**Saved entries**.
+                  sizeof(int) * size_t(lengths[i]));
+  CtcStepUtt* utt = pin->as<CtcStepUtt>(pin_lab_bytes);
+  int max_ns = 0;
+  int64_t goff_run = 0;
+  double fwd_bytes = 0, bwd_bytes = 0;
+  std::vector<int64_t> g_off(size_t(n) + 1);
+  for (int i = 0; i < n; ++i) {
+    const int N = 2 * lengths[i] + 1;
+    const int ns = band_row_stride(N, band_npl(N));
+    CtcStepUtt& u = utt[size_t(i)];
+    u.lab_off = b->lab_off[size_t(i)];
+    u.rec_off = int64_t(b->rec_off[size_t(i)]);
+    u.shift_off = int64_t(bytes);
+    bytes = align_up(bytes + 8 * (4 * size_t(T) + 16), 256);
+    u.alpha_off = int64_t(bytes);
+    bytes = align_up(bytes + 4 * size_t(T + 1) * size_t(ns), 256);
+    u.goff = goff_run;
+    u.N = N;
+    u.pad = 0;
+    g_off[size_t(i)] = goff_run;
+    goff_run += b->elem_size(i);
+    max_ns = std::max(max_ns, ns);
+    fwd_bytes += 4.0 * T * C + 4.0 * double(T + 1) * ns;
+    bwd_bytes += 4.0 * T * C * 2 + 4.0 * double(T + 1) * ns + (target_grad ? 4.0 * double(b->elem_size(i)) : 0.0);
+  }
+  g_off[size_t(n)] = goff_run;
+  DevMemP arena = rt.alloc(bytes);
+  DevMemP table = rt.alloc(sizeof(BandPair) * size_t(n));
+  const size_t A = size_t(T) * size_t(C);
+  CtcStepHead h{};
+  h.labels = pin->as<int>();
+  h.utt = utt;
+  h.rec_mem = b->rec_mem->as<char>();
+  h.args = b->rec_mem->as<CtcTargetArgs>(lab_bytes);
+  h.table = table->as<BandPair>();
+  h.em = static_cast<const float*>(em_dev);
+  h.em_stride = int64_t(A);
+  h.arena = arena->as<char>();
+  h.o_norm = int64_t(o_norm);
+  h.o_lse = int64_t(o_lse);
+  h.loss = static_cast<float*>(loss_dev);
+  h.C = C;
+  h.T = T;
+  h.blank = blank;
+  h.lgrn = band_forward_lgrn(C);
+  h.lab_stride = lab_stride;
+  {
+    GTNX_PROF("ctc_step_head", double(pin_lab_bytes + utt_bytes));
+    launch_ctc_step_head(h, n, rt.stream());
+  }
+  pin.reset();
+  const auto t1 = now();
+  const int npl = band_npl(max_nodes);
+  const bool vec = C % 4 == 0 && (reinterpret_cast<uintptr_t>(em_dev) & 15) == 0;
+  {
+    GTNX_PROF("band_forward_score", fwd_bytes);
+    launch_band_forward(table->as<BandPair>(), n, npl, C, max_ns, true, vec, rt.stream());
+  }
+  const auto t2 = now();
+  if (target_grad) {
+    b->g_off = std::move(g_off);
+    const size_t gbytes = sizeof(float) * size_t(goff_run);
+    b->g_mem = rt.alloc(gbytes ? gbytes : 4);
+    b->g_dev = b->g_mem->as<float>();
+  }
+  BandPatch pt{};
+  pt.on = 1;
+  pt.M = T;
+  pt.delta = nullptr;
+  pt.delta_norm = nullptr;
+  pt.delta_const = -1.0f;
+  pt.delta_norm_const = 1.0f;
+  pt.rowlse = arena->as<float>(o_lse);
+  pt.grad_em = static_cast<float*>(grad_dev);
+  pt.grad_fixed = b->g_dev;
+  pt.A = int64_t(A);
+  {
+    GTNX_PROF("band_forward_score_grad", bwd_bytes);
+    launch_band_backward(table->as<BandPair>(), n, npl, C, max_ns, true, target_grad, vec, rt.stream(),
+                         nullptr, &pt);
+  }
+  const auto t3 = now();
+  if (host_ms) {
+    host_ms[0] = ms(t0, t1);
+    host_ms[1] = ms(t1, t2);
+    host_ms[2] = ms(t2, t3);
+  }
+  if (targets_out) *targets_out = std::move(b);
+  return true;
+}
+
+}
diff --git a/gtn_amd/csrc/kernels.h b/gtn_amd/csrc/kernels.h
--- a/gtn_amd/csrc/kernels.h
+++ b/gtn_amd/csrc/kernels.h
@@ -378,6 +378,7 @@
   int n_lab;
   int bidx;
   int64_t goff;
+  GTNX_G float* loss;
 };
 struct BandPatch {
   int on;
@@ -388,6 +389,7 @@
   GTNX_G float* grad_em;
   GTNX_G float* grad_fixed;
   int64_t A;
+  float delta_const, delta_norm_const;
 };
 struct BandDecode {
   const GTNX_G BandNode* nodes;
@@ -495,6 +497,29 @@
   int N, pad;
 };
 void launch_ctc_targets(const CtcTargetArgs* d_args, int n, int blank, hipStream_t st);
+struct CtcStepUtt {
+  int64_t lab_off;
+  int64_t rec_off;
+  int64_t shift_off;
+  int64_t alpha_off;
+  int64_t goff;
+  int N, pad;
+};
+struct CtcStepHead {
+  const GTNX_G int* labels;
+  const GTNX_G CtcStepUtt* utt;
+  GTNX_G char* rec_mem;
+  CtcTargetArgs* args;
+  BandPair* table;
+  const GTNX_G float* em;
+  int64_t em_stride;
+  GTNX_G char* arena;
+  int64_t o_norm, o_lse;
+  GTNX_G float* loss;
+  int C, T, blank, lgrn;
+  int lab_stride, pad;
+};
+void launch_ctc_step_head(const CtcStepHead& h, int n, hipStream_t st);
 struct AsgFalArgs {
   const GTNX_G int* labels;
   const GTNX_G float* trans_w;
diff --git a/include/gtn/batch.h b/include/gtn/batch.h
--- a/include/gtn/batch.h
+++ b/include/gtn/batch.h
@@ -80,6 +80,11 @@
     detail::check(gtnx_batch_grads_device(h_, deviceOut, offsets));
   }
   gtnx_batch_t handle() const { return h_; }
+  gtnx_batch_t release() {
+    gtnx_batch_t h = h_;
+    h_ = nullptr;
+    return h;
+  }
   static Batch fromHandle(gtnx_batch_t h) {
     Batch b;
     b.h_ = h;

**WORK INSTRUCTION**.
Above this instruction are the records; retype exactly the lines from the one containing "max_ns = 0;" up to and including the one containing "u.rec_off = int64_t(b->rec_off[size_t(i)]);".

**EXERCISE SOLUTION**.
+  int max_ns = 0;
+  int64_t goff_run = 0;
+  double fwd_bytes = 0, bwd_bytes = 0;
+  std::vector<int64_t> g_off(size_t(n) + 1);
+  for (int i = 0; i < n; ++i) {
+    const int N = 2 * lengths[i] + 1;
+    const int ns = band_row_stride(N, band_npl(N));
+    CtcStepUtt& u = utt[size_t(i)];
+    u.lab_off = b->lab_off[size_t(i)];
+    u.rec_off = int64_t(b->rec_off[size_t(i)]);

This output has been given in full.